尖閣ビデオ流出、守秘義務違反は問題の本質ではない

 
この著者のひと『「法令順守」が日本を滅ぼす』を書いていたりして納得できることも多いのだけど、ちょっと違和感があるなあ。
要するに旧来の秘密定義に囚われず「会社=お役所」の利益を損ねないように法律を整備しよう!と言っている様にしかみえない。
まぁお役所の組織防衛からすればそうなんだろうけど、国民にとっては、本来知らされるべき情報が、法的根拠も無いのに、勝手に時の政権政党が秘密認定してしまうことのほうだろう。中国人船長釈放もビデオ秘密指令も外交配慮の「超法規的措置」という意味で同等だ。そのとき政権与党の恣意と国民の知る権利・利益のどちらを重視するか、ということ。
 
ところでジミンのガッキーが「国家の規律を守れないというのは間違っている」「(226事件では)若い純粋な気持ちを大事にしなくてはと言っていたが、最後はコントロールできなくなった」と批判した。実際自民党は保安官の「犯罪の重大性」を前提に民主党閣僚の責任追及するという戦略をとっている。しかし漏れはここでも違和感を感じる。
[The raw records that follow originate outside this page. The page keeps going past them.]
# c-f-h/pyiga

Measured on AMD Instinct MI355X. Metric: assembled elements/sec (3D p=4, 128^3 spans) + HBM-roofline %; 1/2/4/8 GPU, higher is better.
Workload: dtype f64

## Files before the change

### include/igx.h

```cpp
#ifndef IGX_H
#define IGX_H

#include <stddef.h>
#include <stdint.h>

#ifdef __cplusplus
extern "C" {
#endif

#define IGX_VERSION 101
#define IGX_MAX_DIM 3
#define IGX_MAX_DEGREE 15
#define IGX_MAX_SF_DEGREE 7

typedef struct igx_ctx igx_ctx;
typedef struct igx_patch igx_patch;
typedef struct igx_multipatch igx_multipatch;

enum { IGX_MASS = 0, IGX_STIFFNESS = 1,
       IGX_CONVDIFF = 2,
       IGX_FORM = 3 };
enum { IGX_GEO_BSPLINE = 0, IGX_GEO_NURBS = 1, IGX_GEO_JACOBIAN = 2 };
enum { IGX_ALGO_AUTO = 0,
       IGX_ALGO_ENTRYWISE = 1,
// ... 87 lines not shown
int igx_patch_set_form_d(igx_patch *patch, const double *const d_coef[16]);

int igx_patch_set_form_expr(igx_patch *patch, const char *const expr[16], int *cache_hit);
int igx_patch_form_generated(const igx_patch *patch);
int igx_rtc_compile_form(int n, const char *const *expr, const char *arch, char *path_out, int path_len, int *cache_hit);
int igx_rtc_compile_form_fields(int dim, int ncomp, const char *const expr[16], const char *arch, char *path_out, int path_len, int *cache_hit);

int igx_patch_set_pform(igx_patch *patch, int n, const int *masks, const double *const *coef);
int igx_patch_set_basis_orders(igx_patch *patch, const int *slot0, const int *slot1);

int igx_patch_gauss(const igx_patch *patch, int axis, double *nodes, double *weights);

int igx_patch_gauss_slab(const igx_patch *patch, int64_t *g0_lo, int64_t *g0_n);

int igx_patch_last_path(const igx_patch *patch);

int igx_pattern(igx_patch *patch, int32_t *indptr, int32_t *indices);

int igx_assemble(igx_patch *patch, int kind, int algo, double *data_out);
int igx_last_timing(const igx_patch *patch, igx_timing *t);

const double  *igx_d_csr_data(const igx_patch *patch);
const int32_t *igx_d_csr_indices(const igx_patch *patch);
const int32_t *igx_d_csr_indptr(const igx_patch *patch);

int igx_fast_assemble(igx_patch *patch, int kind, double tol, int maxiter, int skipcount, int tolcount, int verbose,
                      double *data_out, int *rank_out, long long *entries_out);
int igx_patch_set_aca_batch(igx_patch *patch, long long max_entries);
int igx_fast_assemble_stats(const igx_patch *patch, long long *requests, long long *entries, int *rank);

// ... 197 lines not shown
```

### pyiga_amd/_lib.py

```python
import ctypes as C
import os
import threading

import numpy as np

_HERE = os.path.dirname(os.path.abspath(__file__))
LIB_PATH = os.environ.get('IGX_LIB') or os.path.join(_HERE, 'libigx.so')

IGX_MASS, IGX_STIFFNESS, IGX_CONVDIFF, IGX_FORM = 0, 1, 2, 3
IGX_GEO_BSPLINE, IGX_GEO_NURBS, IGX_GEO_JACOBIAN = 0, 1, 2
IGX_ALGO_AUTO, IGX_ALGO_ENTRYWISE, IGX_ALGO_SUMFACT = 0, 1, 2
ALGOS = {'auto': IGX_ALGO_AUTO, 'entrywise': IGX_ALGO_ENTRYWISE, 'sumfact': IGX_ALGO_SUMFACT}
KINDS = {'mass': IGX_MASS, 'stiffness': IGX_STIFFNESS, 'convdiff': IGX_CONVDIFF, 'form': IGX_FORM}

_dp = C.POINTER(C.c_double)


class PatchDesc(C.Structure):
    _fields_ = [
        ('dim', C.c_int32), ('p', C.c_int32 * 3), ('kv_len', C.c_int32 * 3), ('kv', _dp * 3),
        ('geo_kind', C.c_int32), ('geo_p', C.c_int32 * 3), ('geo_kv_len', C.c_int32 * 3), ('geo_kv', _dp * 3),
        ('ctrl', _dp), ('jac', _dp),
        ('nqp', C.c_int32), ('gauss_x', _dp), ('gauss_w', _dp),
        ('row0_lo', C.c_int32), ('row0_hi', C.c_int32),
# ... 144 lines not shown
    ('igx_assemble_kron3', C.c_int, [C.c_void_p, C.c_void_p, C.c_int, _dp, _dp, _dp]),
    ('igx_patch_set_coeff_expr', C.c_int, [C.c_void_p, C.c_char_p, C.POINTER(C.c_int)]),
    ('igx_rtc_compile', C.c_int, [C.c_char_p, C.c_char_p, C.c_char_p, C.c_int, C.POINTER(C.c_int)]),
    ('igx_patch_placement', C.c_int, [C.c_void_p, C.POINTER(C.c_int), C.POINTER(C.c_float), C.POINTER(C.c_float)]),
    ('igx_load_vector', C.c_int, [C.c_void_p, _dp, _dp]),
    ('igx_load_vector_jet', C.c_int, [C.c_void_p, _dp * 4, _dp]),
    ('igx_load_vector_jet_expr', C.c_int, [C.c_void_p, C.c_char_p * 4, _dp, C.POINTER(C.c_int)]),
    ('igx_entries_d', C.c_int, [C.c_void_p, C.c_int, C.c_void_p, C.c_size_t, C.c_void_p]),
    ('igx_load_vector_d', C.c_int, [C.c_void_p, C.c_void_p, C.c_void_p]),
    ('igx_fast_assemble', C.c_int, [C.c_void_p, C.c_int, C.c_double, C.c_int, C.c_int, C.c_int, C.c_int, _dp, C.POINTER(C.c_int), C.POINTER(C.c_longlong)]),
    ('igx_patch_set_aca_batch', C.c_int, [C.c_void_p, C.c_longlong]),
    ('igx_fast_assemble_stats', C.c_int, [C.c_void_p, C.POINTER(C.c_longlong), C.POINTER(C.c_longlong), C.POINTER(C.c_int)]),
    ('igx_patch_set_coeff_affine', C.c_int, [C.c_void_p, C.c_double * 4]),
    ('igx_patch_set_form_d', C.c_int, [C.c_void_p, C.c_void_p * 16]),
    ('igx_patch_last_path', C.c_int, [C.c_void_p]),
    ('igx_patch_eval_spline_d', C.c_int, [C.c_void_p, C.c_void_p, C.c_int, C.c_void_p * 4]),
    ('igx_patch_eval_exprs_inputs_d', C.c_int, [C.c_void_p, C.c_int, C.POINTER(C.c_char_p), C.c_int, C.POINTER(C.c_void_p), C.c_void_p, C.POINTER(C.c_int)]),
    ('igx_rtc_compile_exprs_inputs', C.c_int, [C.c_int, C.POINTER(C.c_char_p), C.c_int, C.c_char_p, C.c_char_p, C.c_int, C.POINTER(C.c_int)]),
    ('igx_load_vector_jet_d', C.c_int, [C.c_void_p, C.c_void_p * 4, C.c_void_p]),
    ('igx_patch_gauss_slab', C.c_int, [C.c_void_p, C.POINTER(C.c_int64), C.POINTER(C.c_int64)]),
    ('igx_dev_alloc', C.c_void_p, [C.c_void_p, C.c_size_t]),
    ('igx_dev_free', None, [C.c_void_p, C.c_void_p]),
    ('igx_dev_upload', C.c_int, [C.c_void_p, C.c_void_p, C.c_void_p, C.c_size_t]),
    ('igx_dev_download', C.c_int, [C.c_void_p, C.c_void_p, C.c_void_p, C.c_size_t]),
    ('igx_multipatch_create', C.c_void_p, [C.c_void_p, C.c_int, C.POINTER(C.c_void_p), C.POINTER(C.POINTER(C.c_int32)), C.c_int64]),
    ('igx_multipatch_destroy', None, [C.c_void_p]),
    ('igx_multipatch_get_info', C.c_int, [C.c_void_p, C.POINTER(MultipatchInfo)]),
    ('igx_multipatch_pattern', C.c_int, [C.c_void_p, C.POINTER(C.c_int32), C.POINTER(C.c_int32)]),
    ('igx_multipatch_zero', C.c_int, [C.c_void_p]),
    ('igx_multipatch_scatter_patch', C.c_int, [C.c_void_p, C.c_int, C.c_void_p]),
# ... 165 lines not shown
```

### pyiga_amd/assemblers.py

```python
import os
import ctypes as C
import weakref

import numpy as np
import scipy.sparse

from . import _lib
from . import bspline
from .quadrature import make_tensor_quadrature
from . import geometry

_ENTRY_TRAMPOLINES = []


def _is_spline_geo(geo):
    return hasattr(geo, 'kvs') and hasattr(geo, 'coeffs') and hasattr(geo, 'sdim')


def _is_nurbs(geo):
    from .geometry import NurbsFunc
    return isinstance(geo, NurbsFunc) or type(geo).__name__ == 'NurbsFunc'
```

民主党自民党とも「組織防衛の論理」を前提としている意味では同じ穴のムジナだ。
実は漏れも保安官を称える世論に226事件を想起した。漏れもロジックを明確にせずに「憂国の情」だけを以ってする浪花節には反対だ。しかし「上官の命令は絶対」に逆らった=226事件じゃないだろう。少なくとも先の大戦での戦争犯罪や戦後行政の隠蔽体質を反省して公務員は良心に従い組織命令に抗する自由が認められている。流出保安官は命令違反を謝罪している。しかし形式的にはまさにこのケースにあてはまる。よって問題はその当否であって内容(組織命令に背いてでも国民に知らせることが国益であったのか)を検証すべきだろう。
 
海上保安庁の管理責任は問われる。どんなくだらないデータでも職員が気まぐれに流出させることが出来る状態に放置させて良いはずは無いからだ。しかしそれは一般的な管理責任であって、外交の具となり重要性が増したのだから管理責任は重くなったなどという結果論を遡及させてはならない。海上保安庁は常識の範囲内での管理責任を負っているのであり、命令があるまえから政権与党の都合を忖度して行動する義務はない。逆にそんなことをしていたらそれこそ行政組織の独立性を揺るがす由々しき問題だ。
それどころか初期の管理の緩さは当初は誰もこれを「機密」と認識しておらず当然公開すべきものと考えていた証左ですらある。もちろん馬渕国交相から秘匿命令以降の管理責任はより強く問われるが、表裏としてその命令の当否も問われざるをえない。このケースがあてはまるかどうかは別として、前述のように日本の法令では公務員に良心に従って命令に抗する権利を認めている。



尖閣ビデオ流出、守秘義務違反は問題の本質ではない
誰もが「情報素材」を公開できる環境にどう対応するか
郷原信郎
http://business.nikkeibp.co.jp/article/topics/20101115/217088/?P=4
(略)
 官公庁の情報管理の問題も、国公法上の守秘義務規定という旧来の「事実」中心の制裁規定での対応は困難である。情報の性質や管理の実態に応じて、ルール違反に対して適切な制裁を科すための規定の整備を行っていかなければならない。